Neste momento 9.3ºc, vento fraco de NE e 86% HR.

Temperaturas na rede do IPMA ás 06:00, destaque para Miranda do Douro com uns frios *1.4 ºc*


----------



## c0ldPT (22 Out 2017 às 10:42)

Bom dia 

Manhã fria com mínima de *2.5°C 
*
Por agora já vai aquecendo com 12.3°C atuais!
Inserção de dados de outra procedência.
After: 27.12 ms, median of 3. No clear change (-0.2%).

```diff
diff --git a/zkvm-brainfuck_amd/csrc/gpu.h b/zkvm-brainfuck_amd/csrc/gpu.h
--- a/zkvm-brainfuck_amd/csrc/gpu.h
+++ b/zkvm-brainfuck_amd/csrc/gpu.h
@@ -94,7 +94,15 @@
     std::lock_guard<std::mutex> lk(mu_);
     auto it = size_of_.find(p);
     if (it == size_of_.end()) return;
+    if (sink_) {
+      sink_->push_back(p);
+      return;
+    }
     free_[it->second].push_back(p);
+  }
+  void defer_to(std::vector<void*>* sink) {
+    std::lock_guard<std::mutex> lk(mu_);
+    sink_ = sink;
   }
   void trim() {
     std::lock_guard<std::mutex> lk(mu_);
@@ -141,6 +149,7 @@
   uint8_t* slab_next_ = nullptr;
   size_t slab_left_ = 0;
   size_t held_ = 0;
+  std::vector<void*>* sink_ = nullptr;
   std::atomic<uint64_t> mallocs_{0}, malloc_ns_{0};
   std::mutex mu_;
 };
@@ -158,6 +167,10 @@
 struct Lane {
   int id = 0;
   hipStream_t stream = nullptr;
+  hipStream_t side = nullptr;
+  static constexpr int NSIDE = 2;
+  hipEvent_t side_ev[2 * NSIDE] = {};
+  bool on_side = false;
   DevicePool pool;
   uint8_t* stage = nullptr;
   size_t stage_cap = 0, stage_off = 0;
@@ -174,6 +187,21 @@
 Lane& lane();
 Lane* lane_at(int i);
 size_t lane_pool_bytes(int i);
+struct SideScope {
+  Lane& ln;
+  const bool on;
+  const int site;
+  bool in = false, marked = false, joined = false;
+  std::vector<void*> parked;
+  SideScope(bool on, int site);
+  SideScope(const SideScope&) = delete;
+  SideScope& operator=(const SideScope&) = delete;
+  void fork();
+  hipStream_t enter();
+  void leave();
+  void join();
+  ~SideScope();
+};
 struct LaneScope {
   Lane* prev;
   explicit LaneScope(Lane* l);
diff --git a/zkvm-brainfuck_amd/csrc/prover.h b/zkvm-brainfuck_amd/csrc/prover.h
--- a/zkvm-brainfuck_amd/csrc/prover.h
+++ b/zkvm-brainfuck_amd/csrc/prover.h
@@ -106,7 +106,7 @@
 void upload_host_traces(const int* chips, const uint32_t* const* mats, const size_t* heights,
                         const size_t* widths, size_t n, DeviceTraces& dt, hipStream_t st);
 std::vector<uint8_t> prove_device(const ProvingKey& pk, DeviceTraces& dt, const ProveOptions& opt,
-                                  StageTimes* times);
+                                  StageTimes* times, SideScope* traces = nullptr);
 
 void host_mark(const char* what);
 std::vector<uint8_t> acquire_proof_buffer();
diff --git a/zkvm-brainfuck_amd/csrc/prover.hip b/zkvm-brainfuck_amd/csrc/prover.hip
--- a/zkvm-brainfuck_amd/csrc/prover.hip
+++ b/zkvm-brainfuck_amd/csrc/prover.hip
@@ -381,6 +381,15 @@
     ln.tcap = (size_t)1 << 18;
     HIP_CHECK(hipHostMalloc(reinterpret_cast<void**>(&ln.tbox), ln.tcap * 4, hipHostMallocDefault));
   }
+  for (int site = 0; site < Lane::NSIDE; site++) {
+    DBuf<uint32_t> scratch(64);
+    SideScope warm(true, site);
+    hipStream_t ss = warm.enter();
+    HIP_CHECK(hipMemsetAsync(scratch.p, 0, 64 * sizeof(uint32_t), ss));
+    warm.leave();
+    warm.join();
+    HIP_CHECK(hipStreamSynchronize(ln.stream));
+  }
 }
 
 std::unique_ptr<ProvingKey> setup(const std::string& src) {
@@ -448,13 +457,33 @@
 }
 
 namespace {
+enum SideSite {
+  SIDE_TRACES = 0,
+  SIDE_REDUCE = 1,
+};
+static_assert(SIDE_REDUCE < Lane::NSIDE, "lane side events");
+struct SideCfg {
+  unsigned mask = 0;
+  bool site(int s) const { return (mask >> s) & 1; }
+};
+SideCfg side_config(bool timed) {
+  SideCfg c;
+  const ShardCtx* sh = shard_ctx();
+  if (timed || (sh && sh->world > 1)) return c;
+  c.mask = (1u << Lane::NSIDE) - 1;
+  if (const char* e = std::getenv("BFZ_SIDE")) c.mask &= (unsigned)std::strtoul(e, nullptr, 0);
+  return c;
+}
+
 struct ProofScope {
   EvTimer ev;
   StageTimes local;
   StageTimes* tms;
   hipEvent_t e_total = nullptr;
+  SideCfg side;
   ProofScope(bool timing, StageTimes* times) : tms(times ? times : &local) {
     ev.on = timing && times;
+    side = side_config(ev.on);
     if (!ev.on) {
       for (KernelProbe* p : {&ntt_probe(), &p2_probe(), &open_probe(), &reduce_probe()})
         if (p->on) p->on = false;
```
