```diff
@@ -1049,7 +1071,11 @@
     return MYOLO_OK;
 }
 
-size_t myolo_wino63_output_transform_bn_ws_bytes(int N, int C) { return align256((size_t)N * 2 * C * sizeof(double)) + 2 * C * sizeof(double); }
+size_t myolo_wino63_output_transform_bn_ws_bytes(int N, int C)
+{
+    if (N <= 0 || C <= 0 || (C % W63_CS) != 0) return 0;
+    return align256((size_t)w63_stat_rows(N, C) * 2 * C * sizeof(double)) + 2 * C * sizeof(double);
+}
 
 int myolo_wino63_output_transform_bn_stats(const float* M, const float* bias, float* y, int N, int C, const float* gamma, const float* beta,
                                            float* mean, float* var, float* scale, float* shift, float* moving_mean, float* moving_var,
@@ -1058,12 +1084,15 @@
     MYOLO_REQUIRE(M && y && gamma && beta && mean && var && scale && shift && N > 0 && (C % W63_CS) == 0, "wino63_output_transform_bn_stats: bad arguments");
     MYOLO_NEED_WS(myolo_wino63_output_transform_bn_ws_bytes(N, C));
     hipStream_t s = (hipStream_t)stream;
+    const long long rows = w63_stat_rows(N, C);
     double* part = (double*)ws;
-    double* tot = (double*)((char*)ws + align256((size_t)N * 2 * C * sizeof(double)));
+    double* tot = (double*)((char*)ws + align256((size_t)rows * 2 * C * sizeof(double)));
     W63Args a{};
-    a.src = M; a.y = y; a.bias = bias; a.NR = N; a.C = C; a.act = MYOLO_ACT_NONE; a.stats = part;
-    w63_launch<W63_FROM_M, W63_TO_NONE>(a, s);
-    myolo_bn_stats_from_partials(part, tot, N, C, (double)N * W63_HW * W63_HW, gamma, beta, mean, var, scale, shift, moving_mean, moving_var, s);
+    a.src = M; a.y = y; a.bias = bias; a.NR = N; a.C = C; a.act = MYOLO_ACT_NONE; a.stats = part; 
+    a.stats_wg = !(w63_one_unit(N, C) || g_myolo_opt.chain_legacy);
+    const int rc = w63_launch<W63_FROM_M, W63_TO_NONE>(a, s);
+    if (rc != MYOLO_OK) { myolo_set_error("wino63_output_transform_bn_stats: bad problem size"); return rc; }
+    myolo_bn_stats_from_partials(part, tot, (int)rows, C, (double)N * W63_HW * W63_HW, gamma, beta, mean, var, scale, shift, moving_mean, moving_var, s);
     MYOLO_CHECK_LAUNCH();
     return MYOLO_OK;
 }
diff --git a/mask-yolo_amd/myolo/engine.py b/mask-yolo_amd/myolo/engine.py
--- a/mask-yolo_amd/myolo/engine.py
+++ b/mask-yolo_amd/myolo/engine.py
@@ -239,6 +239,7 @@
         for name, kind, shp, _ in self.table:
             if kind == "bn":
                 self.bnbuf[name] = torch.zeros(4, shp, **f32)
+        self._mask_fz_table = None
         self._graphs = {}
         self._lanes = {}
         self._cap_stream = None
@@ -563,6 +564,16 @@
         X.call("myolo_bn_frozen_coeffs_batched", X.ptr(self.flat_p), X.ptr(self.flat_s), self._fz_table.data_ptr(), int(self._fz_table.shape[0]),
                X.ptr(self._fz_coeffs), X.stream())
 
+    def _mask_frozen_affine(self, layers):
+        if self._mask_fz_table is None or self._mask_fz_table[0] != layers:
+            bufs = [self.bnbuf[name] for name in layers]
+            base = min(b[2].data_ptr() for b in bufs)
+            rows = [[self.pslots[name + "/gamma"][0], self.pslots[name + "/beta"][0], self.sslots[name + "/moving_mean"][0],
+                     self.sslots[name + "/moving_variance"][0], (b[2].data_ptr() - base) // 4, int(b.shape[1])] for name, b in zip(layers, bufs)]
+            self._mask_fz_table = (layers, torch.tensor(rows, dtype=torch.int64, device=self.dev), base)
+        _, table, base = self._mask_fz_table
+        X.call("myolo_bn_frozen_coeffs_batched", X.ptr(self.flat_p), X.ptr(self.flat_s), table.data_ptr(), int(table.shape[0]), base, X.stream())
+
     def _trunk_bn(self, key):
         if not key.endswith("/gamma"):
             return False
@@ -1087,6 +1098,9 @@
         t63 = self.wino_tiles == "f63" and X.wino63_ok(ps, ps, MASK_FILTERS, MASK_FILTERS)
         c1_63 = (t63 and X.wino63_ok(ps, ps, cin, MASK_FILTERS) and X.wino63_ok(ps, ps, MASK_FILTERS, cin)
                  and (not train or (self.lazy_bn1_bwd and self.sparse_mask_bwd)))
+        batched_coeffs = bool(train)
+        if batched_coeffs:
+            self._mask_frozen_affine(("myolo_mask_bn2", "myolo_mask_bn3", "myolo_mask_bn4"))
         for i in range(1, 5):
             cn, bn = "myolo_mask_conv%d" % i, "myolo_mask_bn%d" % i
             batch_stats = train and i == 1
@@ -1130,9 +1144,10 @@
             bias = self.p[cn + "/bias"]
             buf = self.bnbuf[bn]
             if fold:
-                X.call("myolo_bn_frozen_coeffs", X.ptr(self.p[bn + "/gamma"]), X.ptr(self.p[bn + "/beta"]),
-                       X.ptr(self.s[bn + "/moving_mean"]), X.ptr(self.s[bn + "/moving_variance"]),
-                       X.ptr(buf[2]), X.ptr(buf[3]), MASK_FILTERS, X.stream())
+                if not batched_coeffs:
+                    X.call("myolo_bn_frozen_coeffs", X.ptr(self.p[bn + "/gamma"]), X.ptr(self.p[bn + "/beta"]),
+                           X.ptr(self.s[bn + "/moving_mean"]), X.ptr(self.s[bn + "/moving_variance"]),
+                           X.ptr(buf[2]), X.ptr(buf[3]), MASK_FILTERS, X.stream())
                 self.tape[bn] = (None, ACT_RELU, False)
             if fold and i < 4 and use63 == next63:
                 ykeep = self._new(NR * q, MASK_FILTERS) if train else None
```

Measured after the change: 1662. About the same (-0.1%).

EDIT 11:06: Temperatura a subir rapidamente, 15.5°C


----------



## guimeixen (22 Out 2017 às 11:20)

Bom dia,

Bem fresquinho hoje de manhã com mínima de 5,8ºC

Neste momento 15,1ºC e céu limpo.


----------



## c0ldPT (22 Out 2017 às 13:04)

Boas, a chegar a 1 da tarde com as temperaturas a rondarem os 17 graus 
Está um "sol de inverno" que aquece pouco comparativamente ao que tivemos há uma semana atrás e que teremos na próxima. 
Resto de uma boa tarde a todos!


----------



## Charlie Moreira (22 Out 2017 às 14:05)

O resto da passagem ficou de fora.